** Exercise instructions **
Nothing in the records may be altered; repeat them exactly.

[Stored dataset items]

+--

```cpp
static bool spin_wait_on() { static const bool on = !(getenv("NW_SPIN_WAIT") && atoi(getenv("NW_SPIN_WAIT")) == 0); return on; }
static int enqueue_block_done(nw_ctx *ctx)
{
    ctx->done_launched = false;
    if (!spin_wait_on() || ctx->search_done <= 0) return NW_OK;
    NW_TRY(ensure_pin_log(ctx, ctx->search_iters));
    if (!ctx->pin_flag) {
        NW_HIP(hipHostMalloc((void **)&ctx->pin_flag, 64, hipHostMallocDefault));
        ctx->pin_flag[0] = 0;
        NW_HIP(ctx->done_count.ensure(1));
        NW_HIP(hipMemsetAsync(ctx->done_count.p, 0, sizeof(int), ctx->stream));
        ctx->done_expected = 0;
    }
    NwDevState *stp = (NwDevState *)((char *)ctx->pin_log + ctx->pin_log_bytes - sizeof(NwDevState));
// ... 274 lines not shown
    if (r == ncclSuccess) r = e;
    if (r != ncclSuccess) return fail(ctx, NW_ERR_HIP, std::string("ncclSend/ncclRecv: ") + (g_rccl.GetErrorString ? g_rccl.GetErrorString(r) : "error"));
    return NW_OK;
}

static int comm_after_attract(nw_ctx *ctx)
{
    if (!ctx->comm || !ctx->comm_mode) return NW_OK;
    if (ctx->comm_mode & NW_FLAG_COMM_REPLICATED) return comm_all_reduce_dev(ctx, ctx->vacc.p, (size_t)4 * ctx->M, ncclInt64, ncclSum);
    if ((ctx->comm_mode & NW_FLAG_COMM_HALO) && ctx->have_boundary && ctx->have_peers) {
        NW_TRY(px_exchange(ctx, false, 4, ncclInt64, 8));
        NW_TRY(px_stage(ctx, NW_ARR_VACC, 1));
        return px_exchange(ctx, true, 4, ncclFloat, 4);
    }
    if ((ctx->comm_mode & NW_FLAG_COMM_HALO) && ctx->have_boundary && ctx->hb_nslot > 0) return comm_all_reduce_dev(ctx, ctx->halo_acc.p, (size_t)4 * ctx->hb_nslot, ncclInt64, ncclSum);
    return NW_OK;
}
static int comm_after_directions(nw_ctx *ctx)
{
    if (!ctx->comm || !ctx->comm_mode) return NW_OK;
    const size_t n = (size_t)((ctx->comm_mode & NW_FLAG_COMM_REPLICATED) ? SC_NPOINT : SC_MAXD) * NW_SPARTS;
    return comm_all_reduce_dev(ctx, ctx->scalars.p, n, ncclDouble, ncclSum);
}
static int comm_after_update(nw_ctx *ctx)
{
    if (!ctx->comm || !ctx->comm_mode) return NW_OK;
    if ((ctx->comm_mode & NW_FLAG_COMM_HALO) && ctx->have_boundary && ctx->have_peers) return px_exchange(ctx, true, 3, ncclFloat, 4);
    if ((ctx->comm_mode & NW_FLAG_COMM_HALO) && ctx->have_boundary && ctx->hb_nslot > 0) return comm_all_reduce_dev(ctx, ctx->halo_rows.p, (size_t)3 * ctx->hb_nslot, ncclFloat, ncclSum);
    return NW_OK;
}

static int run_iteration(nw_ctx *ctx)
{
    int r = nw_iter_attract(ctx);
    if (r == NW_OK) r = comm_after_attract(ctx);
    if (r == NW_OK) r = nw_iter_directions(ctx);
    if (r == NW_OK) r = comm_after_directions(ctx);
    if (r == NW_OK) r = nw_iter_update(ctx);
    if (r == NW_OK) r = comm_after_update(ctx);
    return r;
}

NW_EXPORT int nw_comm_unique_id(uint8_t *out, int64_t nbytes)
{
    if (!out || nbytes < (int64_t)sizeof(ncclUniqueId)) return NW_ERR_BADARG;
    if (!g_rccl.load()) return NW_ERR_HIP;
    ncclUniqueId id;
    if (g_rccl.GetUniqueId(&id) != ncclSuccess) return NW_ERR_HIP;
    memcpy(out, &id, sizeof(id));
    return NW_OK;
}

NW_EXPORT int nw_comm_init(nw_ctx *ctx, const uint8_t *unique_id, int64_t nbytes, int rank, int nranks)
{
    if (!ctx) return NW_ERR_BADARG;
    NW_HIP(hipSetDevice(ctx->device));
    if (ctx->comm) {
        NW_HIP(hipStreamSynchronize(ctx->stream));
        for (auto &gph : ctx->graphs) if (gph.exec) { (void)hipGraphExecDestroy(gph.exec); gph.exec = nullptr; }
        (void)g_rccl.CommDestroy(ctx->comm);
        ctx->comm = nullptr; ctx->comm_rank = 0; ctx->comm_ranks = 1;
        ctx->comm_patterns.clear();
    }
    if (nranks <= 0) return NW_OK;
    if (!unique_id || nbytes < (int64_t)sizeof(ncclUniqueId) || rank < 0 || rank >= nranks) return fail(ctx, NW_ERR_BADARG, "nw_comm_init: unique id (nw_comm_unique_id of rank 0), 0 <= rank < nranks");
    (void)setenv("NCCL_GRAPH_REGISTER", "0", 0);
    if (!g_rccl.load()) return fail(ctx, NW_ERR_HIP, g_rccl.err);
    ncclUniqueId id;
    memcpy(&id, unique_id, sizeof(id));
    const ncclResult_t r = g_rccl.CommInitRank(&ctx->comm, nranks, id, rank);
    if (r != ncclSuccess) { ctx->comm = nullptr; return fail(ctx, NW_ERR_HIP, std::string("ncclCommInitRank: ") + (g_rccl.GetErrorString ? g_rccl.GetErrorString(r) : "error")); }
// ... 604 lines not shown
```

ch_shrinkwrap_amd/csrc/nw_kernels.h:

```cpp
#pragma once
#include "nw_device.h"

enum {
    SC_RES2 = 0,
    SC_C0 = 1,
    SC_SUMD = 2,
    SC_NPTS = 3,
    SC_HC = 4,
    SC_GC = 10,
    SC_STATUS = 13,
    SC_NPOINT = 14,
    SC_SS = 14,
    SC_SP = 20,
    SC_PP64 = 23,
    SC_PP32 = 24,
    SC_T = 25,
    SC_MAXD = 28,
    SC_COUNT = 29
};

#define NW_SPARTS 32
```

+--

** Your response **
```cpp
static bool spin_wait_on() { static const bool on = !(getenv("NW_SPIN_WAIT") && atoi(getenv("NW_SPIN_WAIT")) == 0); return on; }
static int enqueue_block_done(nw_ctx *ctx)
{
    ctx->done_launched = false;
    if (!spin_wait_on() || ctx->search_done <= 0) return NW_OK;
    NW_TRY(ensure_pin_log(ctx, ctx->search_iters));
    if (!ctx->pin_flag) {
        NW_HIP(hipHostMalloc((void **)&ctx->pin_flag, 64, hipHostMallocDefault));
        ctx->pin_flag[0] = 0;
        NW_HIP(ctx->done_count.ensure(1));
        NW_HIP(hipMemsetAsync(ctx->done_count.p, 0, sizeof(int), ctx->stream));
        ctx->done_expected = 0;
    }
    NwDevState *stp = (NwDevState *)((char *)ctx->pin_log + ctx->pin_log_bytes - sizeof(NwDevState));
// ... 274 lines not shown
    if (r == ncclSuccess) r = e;
    if (r != ncclSuccess) return fail(ctx, NW_ERR_HIP, std::string("ncclSend/ncclRecv: ") + (g_rccl.GetErrorString ? g_rccl.GetErrorString(r) : "error"));
    return NW_OK;
}

static int comm_after_attract(nw_ctx *ctx)
{
    if (!ctx->comm || !ctx->comm_mode) return NW_OK;
    if (ctx->comm_mode & NW_FLAG_COMM_REPLICATED) return comm_all_reduce_dev(ctx, ctx->vacc.p, (size_t)4 * ctx->M, ncclInt64, ncclSum);
    if ((ctx->comm_mode & NW_FLAG_COMM_HALO) && ctx->have_boundary && ctx->have_peers) {
        NW_TRY(px_exchange(ctx, false, 4, ncclInt64, 8));
        NW_TRY(px_stage(ctx, NW_ARR_VACC, 1));
        return px_exchange(ctx, true, 4, ncclFloat, 4);
    }
    if ((ctx->comm_mode & NW_FLAG_COMM_HALO) && ctx->have_boundary && ctx->hb_nslot > 0) return comm_all_reduce_dev(ctx, ctx->halo_acc.p, (size_t)4 * ctx->hb_nslot, ncclInt64, ncclSum);
    return NW_OK;
}
static int comm_after_directions(nw_ctx *ctx)
{
    if (!ctx->comm || !ctx->comm_mode) return NW_OK;
    const size_t n = (size_t)((ctx->comm_mode & NW_FLAG_COMM_REPLICATED) ? SC_NPOINT : SC_MAXD) * NW_SPARTS;
    return comm_all_reduce_dev(ctx, ctx->scalars.p, n, ncclDouble, ncclSum);
}
static int comm_after_update(nw_ctx *ctx)
{
    if (!ctx->comm || !ctx->comm_mode) return NW_OK;
    if ((ctx->comm_mode & NW_FLAG_COMM_HALO) && ctx->have_boundary && ctx->have_peers) return px_exchange(ctx, true, 3, ncclFloat, 4);
    if ((ctx->comm_mode & NW_FLAG_COMM_HALO) && ctx->have_boundary && ctx->hb_nslot > 0) return comm_all_reduce_dev(ctx, ctx->halo_rows.p, (size_t)3 * ctx->hb_nslot, ncclFloat, ncclSum);
    return NW_OK;
}

static int run_iteration(nw_ctx *ctx)
{
    int r = nw_iter_attract(ctx);
    if (r == NW_OK) r = comm_after_attract(ctx);
    if (r == NW_OK) r = nw_iter_directions(ctx);
    if (r == NW_OK) r = comm_after_directions(ctx);
    if (r == NW_OK) r = nw_iter_update(ctx);
    if (r == NW_OK) r = comm_after_update(ctx);
    return r;
}

NW_EXPORT int nw_comm_unique_id(uint8_t *out, int64_t nbytes)
{
    if (!out || nbytes < (int64_t)sizeof(ncclUniqueId)) return NW_ERR_BADARG;
    if (!g_rccl.load()) return NW_ERR_HIP;
    ncclUniqueId id;
    if (g_rccl.GetUniqueId(&id) != ncclSuccess) return NW_ERR_HIP;
    memcpy(out, &id, sizeof(id));
    return NW_OK;
}

NW_EXPORT int nw_comm_init(nw_ctx *ctx, const uint8_t *unique_id, int64_t nbytes, int rank, int nranks)
{
    if (!ctx) return NW_ERR_BADARG;
    NW_HIP(hipSetDevice(ctx->device));
    if (ctx->comm) {
        NW_HIP(hipStreamSynchronize(ctx->stream));
        for (auto &gph : ctx->graphs) if (gph.exec) { (void)hipGraphExecDestroy(gph.exec); gph.exec = nullptr; }
        (void)g_rccl.CommDestroy(ctx->comm);
        ctx->comm = nullptr; ctx->comm_rank = 0; ctx->comm_ranks = 1;
        ctx->comm_patterns.clear();
    }
    if (nranks <= 0) return NW_OK;
    if (!unique_id || nbytes < (int64_t)sizeof(ncclUniqueId) || rank < 0 || rank >= nranks) return fail(ctx, NW_ERR_BADARG, "nw_comm_init: unique id (nw_comm_unique_id of rank 0), 0 <= rank < nranks");
    (void)setenv("NCCL_GRAPH_REGISTER", "0", 0);
    if (!g_rccl.load()) return fail(ctx, NW_ERR_HIP, g_rccl.err);
    ncclUniqueId id;
    memcpy(&id, unique_id, sizeof(id));
    const ncclResult_t r = g_rccl.CommInitRank(&ctx->comm, nranks, id, rank);
    if (r != ncclSuccess) { ctx->comm = nullptr; return fail(ctx, NW_ERR_HIP, std::string("ncclCommInitRank: ") + (g_rccl.GetErrorString ? g_rccl.GetErrorString(r) : "error")); }
// ... 604 lines not shown
```

ch_shrinkwrap_amd/csrc/nw_kernels.h:

```cpp
#pragma once
#include "nw_device.h"

enum {
    SC_RES2 = 0,
    SC_C0 = 1,
    SC_SUMD = 2,
    SC_NPTS = 3,
    SC_HC = 4,
    SC_GC = 10,
    SC_STATUS = 13,
    SC_NPOINT = 14,
    SC_SS = 14,
    SC_SP = 20,
    SC_PP64 = 23,
    SC_PP32 = 24,
    SC_T = 25,
    SC_MAXD = 28,
    SC_COUNT = 29
};

#define NW_SPARTS 32
```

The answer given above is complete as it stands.